**Directions for this task:**
I would like each line of the data that holds the word "slot" copied out.

**Information provided:**
━━━━━━━━━━━━━━━━

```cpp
template <int ACT, bool HAS_BIAS>
__global__ __launch_bounds__(256, 2) void gemm_f32_split_kernel(const float* __restrict__ A, int lda,
                                                                const unsigned char* __restrict__ image,
                                                                const float* __restrict__ bias, float* __restrict__ C, int ldc,
                                                                int M, int N, int K, int m_tiles, int n_tiles) {
  __shared__ __attribute__((aligned(16))) unsigned char smem[Tile::SMEM];

  const int b = blockIdx.x;
  const int xcd = b & 7, local = b >> 3;
  const int m_tile = (local / n_tiles) * 8 + xcd;
  const int n_tile = local % n_tiles;
  if (m_tile >= m_tiles) return;
  const int m0 = m_tile * BM, n0 = n_tile * BN;

  const int lane = threadIdx.x & 63;
  const int wave = __builtin_amdgcn_readfirstlane(threadIdx.x >> 6);
  const int wm = wave >> 1, wn = wave & 1;
  const int lr = lane & 31, lh = lane >> 5;

  f32x16 acc[2][3];
  split_main_loop<2, 2, 3>(smem, A, lda, image, M, N, K, m0, n_tile, acc);

  constexpr int EP_LD = 36;
  float* ep = reinterpret_cast<float*>(smem) + wave * (32 * EP_LD);
  const int er = lane >> 3, ec = (lane & 7) * 4;
  const __amdgpu_buffer_rsrc_t c_rsrc = __builtin_amdgcn_make_buffer_rsrc(
      C, 0, (int)(((size_t)(M - 1) * ldc + N) * sizeof(float)), 0x00020000);
#pragma unroll
  for (int j = 0; j < 3; ++j) {
    const int col = n0 + wn * 96 + j * 32 + ec;
    f32x4 bv = {0.f, 0.f, 0.f, 0.f};
    if (HAS_BIAS) bv = *reinterpret_cast<const f32x4*>(bias + col);
#pragma unroll
    for (int i = 0; i < 2; ++i) {
#pragma unroll
      for (int r = 0; r < 16; ++r) ep[((r & 3) + 8 * (r >> 2) + 4 * lh) * EP_LD + lr] = acc[i][j][r];
      const int row0 = m0 + wm * 64 + i * 32 + er;
#pragma unroll
      for (int it = 0; it < 4; ++it) {
        f32x4 v = *reinterpret_cast<const f32x4*>(&ep[(er + 8 * it) * EP_LD + ec]);
        v += bv;
        if (ACT == PANGU_ACT_GELU) {
#pragma unroll
          for (int c = 0; c < 4; ++c) v[c] = gelu_erf(v[c]);
        }
        const unsigned off = ((unsigned)(row0 + 8 * it) * (unsigned)ldc + (unsigned)col) * 4u;
        __builtin_amdgcn_raw_buffer_store_b128(__builtin_bit_cast(u32x4, v), c_rsrc, (int)off, 0, 2);
      }
    }
  }
}

}

extern "C" int pangu_split_weight_bf16x3(pangu_stream_t stream, const float* W, int N, int K, void* image) {
  if (!W || !image) return PANGU_E_NULL;
  if (N <= 0 || K <= 0 || (N % BN) != 0 || (K % BK) != 0) return PANGU_E_SHAPE;
  if ((long long)N * K * 6 >= 0xFFFFFFFFll) return PANGU_E_RANGE;
  const long long threads = (long long)N * (K / 8);
  hipLaunchKernelGGL(split_weight_kernel, dim3((unsigned)((threads + 255) / 256)), dim3(256), 0, (hipStream_t)stream, W,
                     reinterpret_cast<unsigned char*>(image), N, K);
  return pangu_launch_status();
}

extern "C" int pangu_linear_fwd_split(pangu_stream_t stream, const float* A, int lda, const void* image, const float* bias,
                                      float* C, int ldc, int M, int N, int K, int act) {
  if (!A || !image || !C) return PANGU_E_NULL;
  if (M <= 0 || N <= 0 || K <= 0 || lda < K || ldc < N || (lda & 3) || (ldc & 3)) return PANGU_E_SHAPE;
  if (act != PANGU_ACT_NONE && act != PANGU_ACT_GELU) return PANGU_E_ARG;
  if ((N % BN) != 0 || (K % BK) != 0) return PANGU_E_SHAPE;
  if (!pangu_fits_u32(M, lda, 4) || !pangu_fits_u32(M, ldc, 4) || (long long)N * K * 6 >= 0xFFFFFFFFll) return PANGU_E_RANGE;
  const int m_tiles = (M + BM - 1) / BM, n_tiles = N / BN;
  const dim3 g(((m_tiles + 7) / 8) * 8 * n_tiles), blk(256);
  hipStream_t s = (hipStream_t)stream;
  const unsigned char* img = reinterpret_cast<const unsigned char*>(image);
#define PANGU_SPLIT_LAUNCH(ACT, HB) \
  hipLaunchKernelGGL((gemm_f32_split_kernel<ACT, HB>), g, blk, 0, s, A, lda, img, bias, C, ldc, M, N, K, m_tiles, n_tiles)
  if (act == PANGU_ACT_GELU) {
    if (bias) PANGU_SPLIT_LAUNCH(PANGU_ACT_GELU, true); else PANGU_SPLIT_LAUNCH(PANGU_ACT_GELU, false);
  } else {
    if (bias) PANGU_SPLIT_LAUNCH(PANGU_ACT_NONE, true); else PANGU_SPLIT_LAUNCH(PANGU_ACT_NONE, false);
  }
#undef PANGU_SPLIT_LAUNCH
  return pangu_launch_status();
}
```

pangu-pytorch_amd/csrc/gemm_ln_f32_split.hip:

```cpp
#include "ln_epilogue_f32.h"
#include "split_f32.h"

namespace {

using namespace pangu_split;

template <int WMW, int WNW, int NST, bool HAS_BIAS>
__global__ __launch_bounds__(64 * WMW * WNW, WMW * WNW == 8 ? 1 : 2) void gemm_ln_residual_f32_split_kernel(
    const float* __restrict__ A, int lda, const unsigned char* __restrict__ image, const float* __restrict__ bias,
    const float* __restrict__ shortcut, int lds_sc, const float* __restrict__ gamma, const float* __restrict__ beta,
    float* __restrict__ C, int ldc, int M, int K, float branch_scale) {
  using Tile = SplitTile<WMW, WNW, NST>;
  __shared__ __attribute__((aligned(16))) unsigned char smem[Tile::SMEM];
  const int m0 = blockIdx.x * Tile::BM;
  f32x16 acc[2][3];
  split_main_loop<WMW, WNW, NST>(smem, A, lda, image, M, Tile::BN, K, m0, 0, acc);
  pangu_ln::ln_residual_epilogue<WMW, WNW, HAS_BIAS, false>(smem, acc, bias, shortcut, lds_sc, gamma, beta, C, ldc, M, m0,
                                                           branch_scale);
}

template <int WMW, int WNW, int NST>
int launch_ln_split(hipStream_t s, const float* A, int lda, const unsigned char* image, const float* bias, const float* shortcut,
                    int lds, const float* gamma, const float* beta, float* out, int ldo, int M, int K, float branch_scale) {
  constexpr int BM = 64 * WMW;
  dim3 g((M + BM - 1) / BM), blk(64 * WMW * WNW);
  if (bias)
    hipLaunchKernelGGL((gemm_ln_residual_f32_split_kernel<WMW, WNW, NST, true>), g, blk, 0, s, A, lda, image, bias, shortcut, lds,
                       gamma, beta, out, ldo, M, K, branch_scale);
  else
    hipLaunchKernelGGL((gemm_ln_residual_f32_split_kernel<WMW, WNW, NST, false>), g, blk, 0, s, A, lda, image, bias, shortcut, lds,
                       gamma, beta, out, ldo, M, K, branch_scale);
  return pangu_launch_status();
}

}

extern "C" int pangu_linear_ln_residual_fwd_split(pangu_stream_t stream, const float* A, int lda, const void* image,
                                                  const float* bias, const float* shortcut, int lds, const float* gamma,
                                                  const float* beta, float* out, int ldo, int M, int N, int K,
                                                  float branch_scale) {
  if (!A || !image || !shortcut || !gamma || !beta || !out) return PANGU_E_NULL;
  if (M <= 0 || K <= 0 || (K % BK) != 0 || lda < K || (lda & 3) || ldo < N || (ldo & 3) || lds < N || (lds & 3))
    return PANGU_E_SHAPE;
  if (N != 192 && N != 384) return PANGU_E_SHAPE;
  if (!pangu_fits_u32(M, lda, 4) || !pangu_fits_u32(M, ldo, 4) || !pangu_fits_u32(M, lds, 4) ||
      (long long)N * K * 6 >= 0xFFFFFFFFll)
    return PANGU_E_RANGE;
  hipStream_t s = (hipStream_t)stream;
  const unsigned char* img = reinterpret_cast<const unsigned char*>(image);
  if (N == 192) return launch_ln_split<2, 2, 3>(s, A, lda, img, bias, shortcut, lds, gamma, beta, out, ldo, M, K, branch_scale);
  return launch_ln_split<1, 4, 2>(s, A, lda, img, bias, shortcut, lds, gamma, beta, out, ldo, M, K, branch_scale);
}
```

pangu-pytorch_amd/csrc/ln_epilogue_f32.h:

```cpp
#pragma once
#include "common.h"

namespace pangu_ln {

constexpr float LN_EPS = 1e-5f;

__device__ inline float oct_sum(float v) {
  v += __builtin_bit_cast(float, __builtin_amdgcn_update_dpp(0, __builtin_bit_cast(int, v), 0xB1, 0xF, 0xF, true));
  v += __builtin_bit_cast(float, __builtin_amdgcn_update_dpp(0, __builtin_bit_cast(int, v), 0x4E, 0xF, 0xF, true));
  v += __builtin_bit_cast(float, __builtin_amdgcn_update_dpp(0, __builtin_bit_cast(int, v), 0x141, 0xF, 0xF, true));
  return v;
}

template <int WMW, int WNW, bool HAS_BIAS, bool PIN_COL>
__device__ __forceinline__ void ln_residual_epilogue(unsigned char* smem, const f32x16 (&acc)[2][3], const float* __restrict__ bias,
                                                     const float* __restrict__ shortcut, int lds_sc,
                                                     const float* __restrict__ gamma, const float* __restrict__ beta,
                                                     float* __restrict__ C, int ldc, int M, int m0, float branch_scale) {
  constexpr int NW = WMW * WNW;
  constexpr int BN = 96 * WNW;
  constexpr int EP_LD = 36;
  constexpr float INV_C = 1.0f / BN;
  const int lane = threadIdx.x & 63;
  const int wave = __builtin_amdgcn_readfirstlane(threadIdx.x >> 6);
  const int wm = wave / WNW, wn = wave % WNW;
  const int lr = lane & 31, lh = lane >> 5;
  float* ep = reinterpret_cast<float*>(smem) + wave * (32 * EP_LD);
  float* stats = reinterpret_cast<float*>(smem) + NW * (32 * EP_LD);
  const int er = lane >> 3, ec = (lane & 7) * 4;
  const __amdgpu_buffer_rsrc_t c_rsrc = __builtin_amdgcn_make_buffer_rsrc(
      C, 0, (int)(((size_t)(M - 1) * ldc + BN) * sizeof(float)), 0x00020000);
  const __amdgpu_buffer_rsrc_t s_rsrc = __builtin_amdgcn_make_buffer_rsrc(
      const_cast<float*>(shortcut), 0, (int)(((size_t)(M - 1) * lds_sc + BN) * sizeof(float)), 0x00020000);
#pragma unroll
  for (int i = 0; i < 2; ++i) {
    f32x4 y[3][4];
    float s[4] = {0.f, 0.f, 0.f, 0.f}, q[4] = {0.f, 0.f, 0.f, 0.f};
#pragma unroll
    for (int j = 0; j < 3; ++j) {
      int col = wn * 96 + j * 32 + ec;
      if (PIN_COL) asm volatile("" : "+v"(col));
      f32x4 bv = {0.f, 0.f, 0.f, 0.f};
      if (HAS_BIAS) bv = *reinterpret_cast<const f32x4*>(bias + col);
#pragma unroll
      for (int r = 0; r < 16; ++r) ep[((r & 3) + 8 * (r >> 2) + 4 * lh) * EP_LD + lr] = acc[i][j][r];
#pragma unroll
      for (int it = 0; it < 4; ++it) {
        f32x4 v = *reinterpret_cast<const f32x4*>(&ep[(er + 8 * it) * EP_LD + ec]);
        v += bv;
        y[j][it] = v;
        s[it] += (v[0] + v[1]) + (v[2] + v[3]);
        q[it] += (v[0] * v[0] + v[1] * v[1]) + (v[2] * v[2] + v[3] * v[3]);
      }
    }
#pragma unroll
    for (int it = 0; it < 4; ++it) {
      const float ss = oct_sum(s[it]), qq = oct_sum(q[it]);
      if ((lane & 7) == 0) {
        float* st = stats + (((wm * WNW + wn) * 64) + i * 32 + er + 8 * it) * 2;
        st[0] = ss;
        st[1] = qq;
      }
    }
    __syncthreads();
    float mean[4], rstd[4];
#pragma unroll
    for (int it = 0; it < 4; ++it) {
      const int rloc = i * 32 + er + 8 * it;
      float ts = 0.f, tq = 0.f;
#pragma unroll
      for (int w = 0; w < WNW; ++w) {
        const float* st = stats + ((wm * WNW + w) * 64 + rloc) * 2;
        ts += st[0];
        tq += st[1];
      }
      mean[it] = ts * INV_C;
      rstd[it] = rsqrtf(fmaxf(tq * INV_C - mean[it] * mean[it], 0.f) + LN_EPS);
    }
#pragma unroll
    for (int j = 0; j < 3; ++j) {
      int col = wn * 96 + j * 32 + ec;
      if (PIN_COL) asm volatile("" : "+v"(col));
      const f32x4 gm = *reinterpret_cast<const f32x4*>(gamma + col);
      const f32x4 bt = *reinterpret_cast<const f32x4*>(beta + col);
#pragma unroll
      for (int it = 0; it < 4; ++it) {
        const unsigned row = (unsigned)(m0 + wm * 64 + i * 32 + er + 8 * it);
        const f32x4 sc = __builtin_bit_cast(
            f32x4, __builtin_amdgcn_raw_buffer_load_b128(s_rsrc, (int)((row * (unsigned)lds_sc + (unsigned)col) * 4u), 0, 0));
        const f32x4 v = sc + branch_scale * ((y[j][it] - mean[it]) * rstd[it] * gm + bt);
        __builtin_amdgcn_raw_buffer_store_b128(__builtin_bit_cast(u32x4, v), c_rsrc,
                                               (int)((row * (unsigned)ldc + (unsigned)col) * 4u), 0, 0);
      }
    }
  }
}

}
```

pangu-pytorch_amd/csrc/split_f32.h:

```cpp
#pragma once
#include "gemm_f32_dma_loop.h"

namespace pangu_split {

using pangu_dma::BK;
using pangu_dma::kswz64;

typedef short bf16x8 __attribute__((ext_vector_type(8)));

constexpr int W_ROWS = 192;
constexpr int PLANE = 2 * W_ROWS * 16;
constexpr int B_BYTES = 3 * PLANE;
constexpr int W_PIECES = B_BYTES / 1024;

__device__ inline void split2(float a, float b, unsigned& hi, unsigned& mid, unsigned& lo) {
  const bf16x2_t h = __builtin_convertvector(f32x2_t{a, b}, bf16x2_t);
  const f32x2_t r1 = f32x2_t{a, b} - __builtin_convertvector(h, f32x2_t);
  const bf16x2_t m = __builtin_convertvector(r1, bf16x2_t);
  const f32x2_t r2 = r1 - __builtin_convertvector(m, f32x2_t);
  hi = __builtin_bit_cast(unsigned, h);
  mid = __builtin_bit_cast(unsigned, m);
  lo = __builtin_bit_cast(unsigned, __builtin_convertvector(r2, bf16x2_t));
}

__device__ inline void split8(const f32x4 c0, const f32x4 c1, bf16x8& hi, bf16x8& mid, bf16x8& lo) {
  unsigned h0, h1, h2, h3, m0, m1, m2, m3, l0, l1, l2, l3;
  split2(c0[0], c0[1], h0, m0, l0);
  split2(c0[2], c0[3], h1, m1, l1);
  split2(c1[0], c1[1], h2, m2, l2);
  split2(c1[2], c1[3], h3, m3, l3);
  hi = __builtin_bit_cast(bf16x8, u32x4{h0, h1, h2, h3});
  mid = __builtin_bit_cast(bf16x8, u32x4{m0, m1, m2, m3});
  lo = __builtin_bit_cast(bf16x8, u32x4{l0, l1, l2, l3});
}

template <int WMW, int WNW, int NST>
struct SplitTile {
  static constexpr int NW = WMW * WNW;
  static constexpr int BM = 64 * WMW;
  static constexpr int BN = 96 * WNW;
  static constexpr int NT = BN / W_ROWS;
  static constexpr int A_BYTES = BM * 64;
  static constexpr int STAGE = A_BYTES + NT * B_BYTES;
  static constexpr int SMEM = NST * STAGE;
  static_assert(NST == 2 || NST == 3, "ring depth");
  static_assert(BN % W_ROWS == 0, "whole n-tile blocks");
};

template <int WMW, int WNW, int NST>
__device__ __forceinline__ void split_main_loop(unsigned char* smem, const float* __restrict__ A, int lda,
                                                const unsigned char* __restrict__ image, int M, int N, int K, int m0,
                                                int first_n_tile, f32x16 (&acc)[2][3]) {
  using T = SplitTile<WMW, WNW, NST>;
  constexpr int NW = T::NW, A_BYTES = T::A_BYTES, STAGE = T::STAGE;
  constexpr int A_PIECES = A_BYTES / 1024;
  constexpr int PIECES = STAGE / 1024;
  constexpr int A_IT = A_PIECES / NW;
  constexpr int IT = (PIECES + NW - 1) / NW;
  constexpr int REM = PIECES % NW;
  static_assert(A_PIECES % NW == 0, "piece rounds");

  const int tid = threadIdx.x, lane = tid & 63;
  const int wave = __builtin_amdgcn_readfirstlane(tid >> 6);
  const int wm = wave / WNW, wn = wave % WNW;
  const int lr = lane & 31, lh = lane >> 5;
  const int KT = K / BK;

  const __amdgpu_buffer_rsrc_t a_rsrc = __builtin_amdgcn_make_buffer_rsrc(
      const_cast<float*>(A), 0, (int)(((size_t)(M - 1) * lda + K) * sizeof(float)), 0x00020000);
  const __amdgpu_buffer_rsrc_t w_rsrc = __builtin_amdgcn_make_buffer_rsrc(
      const_cast<unsigned char*>(image), 0, (int)((size_t)N * K * 6), 0x00020000);
  unsigned voff_a[A_IT], voff_w[IT - A_IT];
#pragma unroll
  for (int i = 0; i < A_IT; ++i) {
    const int row = 16 * (i * NW + wave) + (lane >> 2);
    const int f = (0x78 >> (((row >> 2) & 3) * 2)) & 3;
    voff_a[i] = ((unsigned)(m0 + row) * (unsigned)lda + ((lane & 3) ^ f) * 4) * 4u;
  }
#pragma unroll
  for (int i = A_IT; i < IT; ++i) {
    const int p = i * NW + wave - A_PIECES;
    voff_w[i - A_IT] = (unsigned)(first_n_tile + p / W_PIECES) * (unsigned)KT * (unsigned)B_BYTES +
                       (unsigned)(p % W_PIECES) * 1024u + lane * 16;
  }
  auto issue = [&](int kt, int slot) {
    unsigned char* base = smem + slot * STAGE;
#pragma unroll
    for (int i = 0; i < IT; ++i) {
      const int q = i * NW + wave;
      auto dst = (__attribute__((address_space(3))) void*)(base + q * 1024);
      if (i < A_IT) {
        __builtin_amdgcn_raw_ptr_buffer_load_lds(a_rsrc, dst, 16, (int)voff_a[i], kt * BK * 4, 0, 0);
      } else if (i * NW + NW - 1 < PIECES || q < PIECES) {
        __builtin_amdgcn_raw_ptr_buffer_load_lds(w_rsrc, dst, 16, (int)voff_w[i - A_IT], kt * B_BYTES, 0, 0);
      }
    }
  };
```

━━━━━━━━━━━━━━━━

**Result of the exercise:**
  auto issue = [&](int kt, int slot) {
    unsigned char* base = smem + slot * STAGE;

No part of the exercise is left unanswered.